**TASK INSTRUCTIONS**
Look through the records below for the line holding "uint32_t ah[3][4], al[3][4];". Write it out exactly, with each following line through the line holding "umma::commit();".

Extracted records

__global__ void __launch_bounds__(WT_THREADS, 1) wgrad_tc_kernel(WgradTcArgs a, int tiles_m) {
  extern __shared__ __align__(1024) unsigned char smem_raw[];
  __shared__ __align__(8) uint64_t full[WT_PS], empty[WT_PS];
  __shared__ int s_fail;

  const int tid = threadIdx.x, warp = tid >> 5, lane = tid & 31;
  const WtGeom G = wt_geom(a.H, a.W);
  const int stage_bytes = 2 * WT_DZ_BYTES + G.xbytes;
  const int sl = blockIdx.y, cb = blockIdx.z;
  const int chain0 = blockIdx.x * a.chains_per_cta;
  const int chain1 = min(a.chains, chain0 + a.chains_per_cta);
  const int k_total = 9 * a.Cin;

  if (tid == 0) {
    for (int i = 0; i < WT_PS; ++i) {
      umma::mbar_init(&full[i], 128 + 64);
      umma::mbar_init(&empty[i], 8);
    }
    umma::fence_mbar_init();
    s_fail = 0;
  }
  __syncthreads();

  if (warp >= 12) {
    const int lt = tid - 32 * 12;
    const int ch = lt & 7, r0 = lt >> 3;
    const bool ch_real = cb * 32 + ch * 4 < a.Cout;
    const int hp = a.H + 2;
    int pc = 0;
    for (int chain = chain0; chain < chain1; ++chain) {
      const int t1 = min(tiles_m, (chain + 1) * a.tpc);
      for (int tile = chain * a.tpc; tile < t1; ++tile, ++pc) {
        float4 v[16];
        int img, yp, xp;
        {
          const int sp = tile * 128 + r0;
          img = sp / G.pp;
          const int rem = sp - img * G.pp;
          yp = rem / G.wp;
          xp = rem - yp * G.wp;
        }
#pragma unroll
        for (int i = 0; i < 16; ++i) {
          v[i] = make_float4(0.f, 0.f, 0.f, 0.f);
          if (ch_real && img < a.N && yp < a.H && xp < a.W)
            v[i] = __ldg(reinterpret_cast<const float4*>(a.dz + ((size_t)(img * a.H + yp) * a.W + xp) * a.Cout + cb * 32) + ch);
          xp += 8;
          while (xp >= G.wp) {
            xp -= G.wp;
            if (++yp == hp) {
              yp = 0;
              ++img;
            }
          }
        }
        const int ps = pc % WT_PS;
        if (!umma::mbar_wait(&empty[ps], (uint32_t)(((pc / WT_PS) & 1) ^ 1))) s_fail = 1;
        float* zh = reinterpret_cast<float*>(smem_raw + (size_t)ps * stage_bytes);
        float* zl = zh + WT_DZ_BYTES / 4;
#pragma unroll
        for (int i = 0; i < 16; ++i) {
          const int pos = r0 + 8 * i;
          const float e[4] = {v[i].x, v[i].y, v[i].z, v[i].w};
#pragma unroll
          for (int j = 0; j < 4; ++j) {
            float h, l;
            umma::split_tf32(e[j], h, l);
            const int off = (pos >> 5) * 1024 + umma::sw128_offset_f32(ch * 4 + j, (pos & 31) >> 2) + (pos & 3);
            zh[off] = h;
            zl[off] = l;
          }
        }
        umma::fence_proxy_async_smem();
        umma::mbar_arrive(&full[ps]);
      }
    }
  } else if (warp >= 8) {
    const int lt = tid - 32 * 8;
    const int ch = lt & 7, r0 = lt >> 3;
    const int ch_valid = min(32, a.Cin - sl * 32);
    const bool ch_real = ch * 4 < ch_valid;
    const int nrow = G.prow;
    const int hp = a.H + 2;
    int pc = 0;
    for (int chain = chain0; chain < chain1; ++chain) {
      const int t1 = min(tiles_m, (chain + 1) * a.tpc);
      for (int tile = chain * a.tpc; tile < t1; ++tile, ++pc) {
        float4 v[WT_LD_MAX];
        int img, yp, xp;
        {
          const int sp = tile * 128 + r0;
          img = sp / G.pp;
          const int rem = sp - img * G.pp;
          yp = rem / G.wp;
          xp = rem - yp * G.wp;
        }
#pragma unroll
        for (int i = 0; i < WT_LD_MAX; ++i) {
          v[i] = make_float4(0.f, 0.f, 0.f, 0.f);
          const int ri = r0 + 16 * i;
          if (ch_real && ri < nrow) {
            const int y = yp - 1, x = xp - 1;
            if (img < a.N && (unsigned)y < (unsigned)a.H && (unsigned)x < (unsigned)a.W)
              v[i] = __ldg(reinterpret_cast<const float4*>(a.x + ((size_t)(img * a.H + y) * a.W + x) * a.Cin + sl * 32) + ch);
          }
          xp += 16;
          while (xp >= G.wp) {
            xp -= G.wp;
            if (++yp == hp) {
              yp = 0;
              ++img;
            }
          }
        }
        const int ps = pc % WT_PS;
        if (!umma::mbar_wait(&empty[ps], (uint32_t)(((pc / WT_PS) & 1) ^ 1))) s_fail = 1;
        float* xs = reinterpret_cast<float*>(smem_raw + (size_t)ps * stage_bytes + 2 * WT_DZ_BYTES);
#pragma unroll
        for (int i = 0; i < WT_LD_MAX; ++i) {
          const int ri = r0 + 16 * i;
          if (ri < nrow) *reinterpret_cast<float4*>(xs + ri * WT_XP + ch * 4) = v[i];
        }
        umma::mbar_arrive(&full[ps]);
      }
    }
  } else {
    const int h = warp >> 2, wt = tid & 127;
    const int m0 = 64 * h + 16 * (warp & 3) + (lane >> 2);
    const int kw = m0 >> 5, c = m0 & 31, q = lane & 3;
    const int n_valid = min(32, a.Cout - cb * 32);
    int pc = 0;
    for (int chain = chain0; chain < chain1; ++chain) {
      float acc[3][16];
      const int t0 = chain * a.tpc, t1 = min(tiles_m, (chain + 1) * a.tpc);
      for (int tile = t0; tile < t1; ++tile, ++pc) {
        const int ps = pc % WT_PS;
        if (!umma::mbar_wait(&full[ps], (uint32_t)((pc / WT_PS) & 1))) s_fail = 1;
        const unsigned char* st = smem_raw + (size_t)ps * stage_bytes;
        const float* xs = reinterpret_cast<const float*>(st + 2 * WT_DZ_BYTES);
        const uint64_t dZ0 = umma::make_smem_desc_sw128(umma::smem_u32(st));
        constexpr uint32_t Z_LO = (uint32_t)WT_DZ_BYTES >> 4;
#pragma unroll 1
        for (int ks = 0; ks < 16; ++ks) {
          const uint64_t dZh = dZ0 + (uint64_t)((ks >> 2) * 256 + (ks & 3) * 2), dZl = dZh + Z_LO;
          uint32_t ah[3][4], al[3][4];
#pragma unroll
          for (int kh = 0; kh < 3; ++kh) load_a(xs, ks * 8 + q + kh * G.wp + kw, c, ah[kh], al[kh]);
          const uint32_t accumulate = (tile == t0 && ks == 0) ? 0u : 1u;
          umma::fence();
#pragma unroll
          for (int kh = 0; kh < 3; ++kh) {
            umma::mma_tf32_rs<32>(acc[kh], ah[kh], dZh, accumulate);
            umma::mma_tf32_rs<32>(acc[kh], ah[kh], dZl, 1u);
            umma::mma_tf32_rs<32>(acc[kh], al[kh], dZh, 1u);
          }
          umma::commit();
          umma::wait<0>();
        }
#pragma unroll
        for (int kh = 0; kh < 3; ++kh) umma::fence_regs(acc[kh]);
        if (lane == 0) umma::mbar_arrive(&empty[ps]);
      }
#pragma unroll
      for (int i = 0; i < 16; i += 2) {
        const int m = 64 * h + umma::frag_row(wt, i), co = umma::frag_col(wt, i);
        const int kwi = m >> 5, ci = sl * 32 + (m & 31);
        if (kwi < 3 && ci < a.Cin && co < n_valid) {
#pragma unroll
          for (int kh = 0; kh < 3; ++kh) {
            float* dst = a.part + ((size_t)chain * k_total + (size_t)(kh * 3 + kwi) * a.Cin + ci) * a.Cout + cb * 32 + co;
            *reinterpret_cast<float2*>(dst) = make_float2(acc[kh][i], acc[kh][i + 1]);
          }
        }
      }
    }
  }
  __syncthreads();
  if (s_fail && tid == 0) a.part[0] = __int_as_float(0x7fc00000);
}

**SOLVED PROBLEM**
          uint32_t ah[3][4], al[3][4];
#pragma unroll
          for (int kh = 0; kh < 3; ++kh) load_a(xs, ks * 8 + q + kh * G.wp + kw, c, ah[kh], al[kh]);
          const uint32_t accumulate = (tile == t0 && ks == 0) ? 0u : 1u;
          umma::fence();
#pragma unroll
          for (int kh = 0; kh < 3; ++kh) {
            umma::mma_tf32_rs<32>(acc[kh], ah[kh], dZh, accumulate);
            umma::mma_tf32_rs<32>(acc[kh], ah[kh], dZl, 1u);
            umma::mma_tf32_rs<32>(acc[kh], al[kh], dZh, 1u);
          }
          umma::commit();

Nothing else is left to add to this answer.